Collected data:
● ● ●

# Da1yuqin/TCDiff

Measured on AMD Instinct MI355X. Metric: sampled clips/sec (3 dancers x 150 frames, 1000 DDPM steps), higher is better.
Workload: dtype bf16; 1 GPU; batch=16 clips/GPU, 3 dancers x 150 frames, 1000 DDPM steps (p_sample_loop, CFG w=2, cosine schedule), bf16, 1xMI355X; clips_per_gpu=16, ddpm_steps=1000

## Files before the change

### include/tcdiff_hip.h

```cpp
#ifndef TCDIFF_HIP_H
#define TCDIFF_HIP_H

#include <stdint.h>

#ifdef __cplusplus
extern "C" {
#endif

#ifndef __HIP__
typedef struct ihipStream_t* hipStream_t;
#endif

#define TCDIFF_OK 0
#define TCDIFF_ERR_ARG (-1)
#define TCDIFF_ERR_ALIGN (-2)
#define TCDIFF_ERR_LAUNCH (-3)
#define TCDIFF_ERR_UNSUPPORTED (-4)

#define TC_DTYPE_F32 0
#define TC_DTYPE_BF16 1
#define TC_DTYPE_BF16X3 2

#define TC_ACT_NONE 0
#define TC_ACT_RELU 1
// ... 130 lines not shown
    int film_ld;
    float ln_eps, n2_eps, n4_eps, nn_eps, scale_q;
    const float* filmb;
    const float* n3_g;
    const float* n3_b;
    const void* kf;
    const void* vf;
    int n_shared, nkt, Lk;
    int xres_rowmajor;
    int rope_rows;
    int dn;
    int mt;
    int out_ld;
    int nw;
    int seq_blocks;
    const void* sa_q;
    const void* sa_kf;
    const void* sa_vf;
    int sa_nkt;
    void* qf_out;
    void* kf_out;
    void* vf_out;
    int out_nkt;
} tcdiff_chain_args;

int tcdiff_chain(const tcdiff_chain_args* args, hipStream_t stream);

int tcdiff_chain_split(const tcdiff_chain_args* args, int part, const float* p_in, float* p_out, hipStream_t stream);

int tcdiff_pack_kv_frags(const void* Kc, const void* Vc, void* Kf, void* Vf, int n_slots, int H, int Lp, int nkt,
                         int key_lo, int key_hi, hipStream_t stream);

int tcdiff_attention(int dtype, const void* Q, const void* K, const void* V, void* O, int n_seq, int H, int Lq,
                     int Lk, int Lp_q, int Lp_k, int ldo, int n_shared, int ng, hipStream_t stream);

int tcdiff_ln_rot(int dtype, const float* x, int rows, const float* g, const float* b, float eps, void* h,
                  void* rot, float* y32, const float* rope, int pos_mod, int pos_base, hipStream_t stream);

int tcdiff_rope_table(const float* freqs, float* rope, int n_pos, hipStream_t stream);

int tcdiff_convert_pad(int dtype, const float* src, void* dst, int rows, int cols, int ld_dst, int rows_per_batch,
                       long batch_stride, long row_stride, hipStream_t stream);
int tcdiff_sinusoidal(int dtype, const int* times, int n, const float* freq, void* emb, hipStream_t stream);
int tcdiff_mean_pool(const float* x, float* out, int B, int S, int C, hipStream_t stream);
int tcdiff_add_act(int dtype, const float* a, const int* ia, const float* b, int n, int act, void* out,
                   float* out32, hipStream_t stream);
// ... 397 lines not shown
```

### tcdiff_amd/csrc/chain.hip

```cpp
#include "common.h"
#include "tcdiff_hip.h"

#include "chain_core.h"

#ifdef CH_ABLATE_ROWLAT
#define CH_RP_NEXT(rp, nt) do { } while (0)
#else
#define CH_RP_NEXT(rp, nt) rp_issue(rp, nt)
#endif

template <int HH, int MT, int NT, bool SELF = false>
DEVINL void cross_attention(const f32x4_t (&qacc)[NT][MT], const tcdiff_chain_args& a, int m0, int Mv, int lblk, char* abuf,
                            int wave, int lane) {
#ifdef CH_XATT_ONEPASS
    constexpr bool PARK = !SELF;
#else
    constexpr bool PARK = false;
#endif
    constexpr bool ONEPASS = SELF || PARK;
    constexpr int NPS = ONEPASS ? 1 : (MT == 4 ? 2 : 1), NML = ONEPASS ? MT : (MT == 1 ? 1 : 2);
    lane = fresh_v(lane);
    wave = fresh_s(wave) * (NT / 4) + HH;
    const int c = lane & 15, g = lane >> 4;
    const int M = Mv, L = a.L, nkt = SELF ? a.sa_nkt : a.nkt, Lk = SELF ? a.L : a.Lk;
    const float qs = a.scale_q * CH_LOG2E;
    u32x4 qf[MT][2];
// ... 159 lines not shown
                        pk.x = pack_bf2(o[dt][ml][0] * inv, o[dt][ml][1] * inv);
                        pk.y = pack_bf2(o[dt][ml][2] * inv, o[dt][ml][3] * inv);
                        *reinterpret_cast<uint2*>(abuf + wave * 8192 + act_wr_off(lane, dt) + mt * 2048) = pk;
                    }
                }
            }
        }
    }
}

#ifdef CH_STAMP
#ifndef CH_STAMP_BLOCK
#define CH_STAMP_BLOCK 0
#endif
#define CH_T(i) do { if (m0 == 64 * CH_STAMP_BLOCK && (threadIdx.x & 63) == 0 && (MODE == TC_CHAIN_B || MODE == TC_CHAIN_FULL)) \
        reinterpret_cast<unsigned long long*>(a.h_out)[(threadIdx.x >> 6) * 64 + (i)] = __builtin_amdgcn_s_memrealtime(); } while (0)
#define CH_TC(i) do { if (m0 == 64 * CH_STAMP_BLOCK && (threadIdx.x & 63) == 0 && (MODE == TC_CHAIN_B || MODE == TC_CHAIN_FULL)) \
        reinterpret_cast<unsigned long long*>(a.h_out)[(threadIdx.x >> 6) * 64 + (i)] = __builtin_amdgcn_s_memtime(); } while (0)
#else
#define CH_TC(i) do { } while (0)
#define CH_T(i) do { } while (0)
#endif

template <int MODE, int MT, int NT, int BRK>
DEVINL void chain_body(const tcdiff_chain_args& a) {
    constexpr int BR = BRK;
    constexpr int NW = ChW<NT>::NW, NTH = 64 * NW, RD = ChW<NT>::D;
    constexpr bool HAS_A = MODE == TC_CHAIN_A || MODE == TC_CHAIN_FULL || MODE == TC_CHAIN_FULL_LAST;
    constexpr bool FULL = MODE == TC_CHAIN_FULL || MODE == TC_CHAIN_FULL_LAST;
    constexpr bool LAST = MODE == TC_CHAIN_B_LAST || MODE == TC_CHAIN_FULL_LAST;
    constexpr bool FRONT = MODE == TC_CHAIN_FRONT;
    extern __shared__ __attribute__((aligned(16))) char smem[];
    const int tid = threadIdx.x, lane = tid & 63;
    const int wave = __builtin_amdgcn_readfirstlane(tid >> 6);
    const int c = lane & 15, g = lane >> 4;
    const int dn = FRONT ? a.dn : 1;
    const int dancer = FRONT ? (int)(blockIdx.x % (unsigned)dn) : 0;
    const int lblk = FRONT ? (int)(blockIdx.x / (unsigned)dn) : xcd_remap(blockIdx.x, gridDim.x);
    const bool seqcut = !FRONT && a.seq_blocks;
    const int nbs = seqcut ? (a.L + BR - 1) / BR : 1;
    const int bseq = seqcut ? lblk / nbs : 0, bis = seqcut ? lblk - bseq * nbs : 0;
    const int m0 = seqcut ? bseq * a.L + bis * BR : lblk * BR;
    CH_T(0);
    CH_TC(60);
    const int Mtot = a.M, L = a.L;
    const int M = seqcut ? (bseq + 1) * L : Mtot;
    char* abuf = smem + CH_ABUF;
// ... 80 lines not shown
            for (int kt = 0; kt < (FRONT ? 16 : 8); ++kt)
                stage_glds<16 * MT, NWL>(abuf + kt * 8192, reinterpret_cast<const char*>(a.A) + kt * TC_ROWB, FRONT ? 2048 : 1024, m0,
                                    M, a.a_mod, wave, lane);
        }
        ring_fill();
    }
    if (FRONT) {
        const float* const v[6] = {a.b3 + 512 * dancer, a.nn_g, a.nn_b, nullptr, nullptr, nullptr};
        store_consts(fetch_consts(nullptr, v));
    } else {
        const float* const v[6] = {nullptr, nullptr, a.n2_g, a.n2_b, nullptr, nullptr};
        store_consts(fetch_consts(a.film, v));
    }
    __builtin_amdgcn_s_waitcnt(0x0F70);
    __syncthreads();
    CH_T(1);


    float nmr[MT], rstd[MT];
    RowPipe<MT> rp;
    const long xrows = (long)Mtot * dn;
    const __amdgpu_buffer_rsrc_t xo = f32_buffer(a.xout, xrows * 512);
    Consts nxt;

    auto fc_epilogue = [&](float eps, int stamp) {
        CH_T(stamp);
        row_stats(acc, scr, wave, lane, eps, nmr, rstd);
        CH_T(stamp + 1);
        const int gg = fresh_v(g), wv = fresh_s(wave);
        const Rows rw = rows();
        const int cb0 = col_base_bytes<NT>(wv, gg);
        auto body = [&](int nt, int mt, const f32x4_t& G, const f32x4_t& Bv) {
            const f32x4_t x4 = rp.q[nt & 1][mt];
            f32x4_t o;
#pragma unroll
            for (int t = 0; t < 4; ++t) {
                float v = fmaf(fmaf(acc[nt][mt][t], rstd[mt], nmr[mt]), G[t], Bv[t]);
                v = x4[t] + v;
                acc[nt][mt][t] = v;
                o[t] = v;
            }
#ifdef CH_STORE_EARLY
            cb_store<NT>(xo, Mtot, wv, nt, rw.mc[mt], gg, o);
#endif
        };
        int fb[MT];
#pragma unroll
        for (int mt = 0; mt < MT; ++mt) {
            fb[mt] = rw.sidx[mt] * 4096 + cb0;
            asm volatile("" : "+v"(fb[mt]));
        }
#pragma unroll
        for (int nt = 0; nt < NT; ++nt) {
#pragma unroll
            for (int mt = 0; mt < MT; ++mt)
                body(nt, mt, lds4b(cfilm + fb[mt], 64 * nt), lds4b(cfilm + fb[mt], 2048 + 64 * nt));
            if (nt + 2 < NT) CH_RP_NEXT(rp, nt + 2);
            CH_FENCE();
        }
#ifndef CH_STORE_EARLY
#pragma unroll
        for (int nt = 0; nt < NT; ++nt)
#pragma unroll
            for (int mt = 0; mt < MT; ++mt) cb_store<NT>(xo, Mtot, wv, nt, rw.mc[mt], gg, acc[nt][mt]);
#endif
    };
    auto xres_start = [&]() {
        const Rows rw = rows();
        int rr[MT];
#pragma unroll
        for (int mt = 0; mt < MT; ++mt) rr[mt] = a.xres_mod > 0 ? rw.mc[mt] % a.xres_mod : rw.mc[mt];
        rp_start<NT>(rp, a.xres, rr, a.xres_rowmajor ? 0 : (a.xres_mod > 0 ? a.xres_mod : Mtot), a.xres_mod > 0 ? a.xres_mod : Mtot, wave,
                     fresh_v(g));
    };
    auto xout_start = [&]() {
        const Rows rw = rows();
        rp_start<NT>(rp, a.xout, rw.mc, Mtot, Mtot, wave, fresh_v(g));
    };
    auto rope_start = [&]() {
        const Rows rw = rows();
        int pos[MT];
        positions(rw, pos);
        rp_start<NT>(rp, a.rope, pos, a.rope_rows, a.rope_rows, wave, fresh_v(g));
    };

    if (HAS_A) {
        zero(acc);
        phase_n512<16, false, MT, NT>(acc, abuf, ws, lane);
        CH_T(2);
        xres_start();
        fc_epilogue(a.ln_eps, 40);
        CH_T(3);
        if (FULL) {
            const float* const v[6] = {nullptr, nullptr, n3_g, n3_b, nullptr, nullptr};
            nxt = fetch_consts(fcb_film, v);
        }
        rope_start();
        row_stats(acc, scr + 1024, wave, lane, a.n2_eps, nmr, rstd);
        CH_T(4);
        norm_to_lds<true, MT, NT>(acc, nmr, rstd, vecp(2), vecp(3), rp, abuf, wave, lane, nullptr);
        lds_barrier();
        CH_T(34);
        if (FULL) store_consts(nxt);
        zero(acc);
        if (!FULL) {
            phase_n512<16, false, MT, NT>(acc, abuf, ws, lane);
            store_heads<true, MT, NT>(acc, a.q_out, a.scale_q, L, a.Lp, a.H, m0, M, wave, lane, smem);
            return;
        }
#ifdef CH_STAMP
        {
            unsigned long long* sp = nullptr;
            if (m0 == 64 * CH_STAMP_BLOCK) {
                sp = reinterpret_cast<unsigned long long*>(a.h_out) + 512 + wave * 32;
                if (lane == 0) sp[16] = __builtin_amdgcn_s_memtime();
            }
            phase_n512<16, false, MT, NT>(acc, abuf, ws, lane, sp);
        }
#else
        phase_n512<16, false, MT, NT>(acc, abuf, ws, lane);
#endif
        CH_T(35);
        lds_barrier();
#ifndef CH_ABLATE_XATTN
        cross_attention<0>(acc, a, m0, M, lblk, abuf, wave, lane);
        if constexpr (NT == 8) cross_attention<1>(acc, a, m0, M, lblk, abuf, wave, lane);
#endif
        CH_T(36);
        lds_barrier();
    }
    if constexpr (!FRONT) {
    zero(acc);
    phase_n512<16, false, MT, NT>(acc, abuf, ws, lane);
    if (FULL)
        xout_start();
    else
        xres_start();
    CH_T(37);
    fc_epilogue(a.ln_eps, 42);
    CH_T(38);
    row_stats(acc, scr + 1024, wave, lane, a.n2_eps, nmr, rstd);
    CH_T(39);
    {
        const float* const v[6] = {a.b1, a.b1 + 512, nullptr, a.n4_g, a.n4_b, nullptr};
        nxt = fetch_consts(a.film3, v);
    }
    norm_to_lds<false, MT, NT>(acc, nmr, rstd, vecp(2), vecp(3), rp, abuf, wave, lane, nullptr);
    lds_barrier();
    store_consts(nxt);
    lds_barrier();
    CH_T(5);
    zero(acc);
#pragma unroll 1
    for (int ch = 0; ch < 4; ++ch) {
        f32x4_t a1[NT / 2][MT];
#pragma unroll
        for (int nt = 0; nt < NT / 2; ++nt)
#pragma unroll
            for (int mt = 0; mt < MT; ++mt) a1[nt][mt] = f32x4_t{0, 0, 0, 0};
        phase_ff1<MT, NT>(a1, abuf, ws, lane);
        CH_T(6 + 4 * ch);
        char* hb = h1c + (ch & 1) * 32768;
// ... 42 lines not shown
        }
#pragma unroll
        for (int nt = 0; nt < NT; ++nt) {
#pragma unroll
            for (int mt = 0; mt < MT; ++mt)
                body2(nt, mt, lds4b(cfilm + fb2[mt], 64 * nt), lds4b(cfilm + fb2[mt], 2048 + 64 * nt));
            if (nt + 2 < NT) CH_RP_NEXT(rp, nt + 2);
            CH_FENCE();
        }
    }
    CH_T(22);
    {
        const float* const v[6] = {a.b3, a.nn_g, a.nn_b, nullptr, nullptr, nullptr};
        nxt = fetch_consts(nullptr, v);
    }
    row_stats(acc, scr, wave, lane, a.n4_eps, nmr, rstd);
    CH_T(23);
    norm_to_lds<false, MT, NT>(acc, nmr, rstd, vecp(3), vecp(4), rp, abuf, wave, lane, nullptr);
    lds_barrier();
    store_consts(nxt);
    }
    CH_T(24);
    zero(acc);
    if (FRONT)
        phase_n512<32, false, MT, NT>(acc, abuf, ws, lane);
    else if (LAST)
        phase_n512<16, true, MT, NT>(acc, abuf, ws, lane);
    else
        phase_n512<16, false, MT, NT>(acc, abuf, ws, lane);
    CH_T(25);
    lds_barrier();
#ifndef CH_STORE_EARLY
    if (!LAST) rope_start();
#endif
    {
        const int g3 = fresh_v(g);
        const int cb3 = col_base_bytes<NT>(fresh_s(wave), g3);
        const Rows rw = rows();
#pragma unroll
        for (int nt = 0; nt < NT; ++nt) {
            const int n = 16 * NT * wave + 16 * nt + 4 * g3;
            const f32x4_t b4 = lds4b(vecp(0) + cb3, 64 * nt);
#pragma unroll
            for (int mt = 0; mt < MT; ++mt) {
                f32x4_t o;
#pragma unroll
                for (int t = 0; t < 4; ++t) {
                    acc[nt][mt][t] += b4[t];
                    o[t] = acc[nt][mt][t];
                }
                if (LAST && a.out_ld > 0) {
                    if (n < a.out_ld)
                        *reinterpret_cast<f32x4_t*>(reinterpret_cast<float*>(a.h_out) + (long)rw.mc[mt] * a.out_ld + n) = o;
                } else if (LAST) {
                    uint2 pk;
                    pk.x = pack_bf2(o[0], o[1]);
                    pk.y = pack_bf2(o[2], o[3]);
                    *reinterpret_cast<uint2*>(reinterpret_cast<uint16_t*>(a.h_out) + (long)rw.mc[mt] * 512 + n) = pk;
// ... 30 lines not shown
    if constexpr (FRAG) {
        if (frag_out) store_kfrag<MT>(acc, a.kf_out, bseq, bis * BR, a.out_nkt, wave, lane);
    }
    if (!frag_out) store_heads<false, MT, NT>(acc, a.k_out, 1.0f, L, a.Lp, a.H, m0, M, wave, lane, smem, dn, dancer);
    CH_T(31);
    zero(acc);
    if constexpr (FRAG) {
        if (frag_out) {
            phase_n512<16, true, MT, NT, true>(acc, smem + CH_ABUF2, ws, lane);
            CH_T(32);
            store_vfrag<MT>(acc, a.vf_out, bseq, bis * BR, a.out_nkt, L, wave, lane);
            CH_T(33);
            CH_TC(61);
            return;
        }
    }
    phase_n512<16, true, MT, NT>(acc, smem + CH_ABUF2, ws, lane);
    CH_T(32);
    store_heads<false, MT, NT>(acc, a.v_out, 1.0f, L, a.Lp, a.H, m0, M, wave, lane, smem, dn, dancer);
    CH_T(33);
    CH_TC(61);
}
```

● ● ●

-- Try it --
Your answer should be the lines of the records that hold the string "vecp".

-- Response for this exercise --
        norm_to_lds<true, MT, NT>(acc, nmr, rstd, vecp(2), vecp(3), rp, abuf, wave, lane, nullptr);
    norm_to_lds<false, MT, NT>(acc, nmr, rstd, vecp(2), vecp(3), rp, abuf, wave, lane, nullptr);
    norm_to_lds<false, MT, NT>(acc, nmr, rstd, vecp(3), vecp(4), rp, abuf, wave, lane, nullptr);
            const f32x4_t b4 = lds4b(vecp(0) + cb3, 64 * nt);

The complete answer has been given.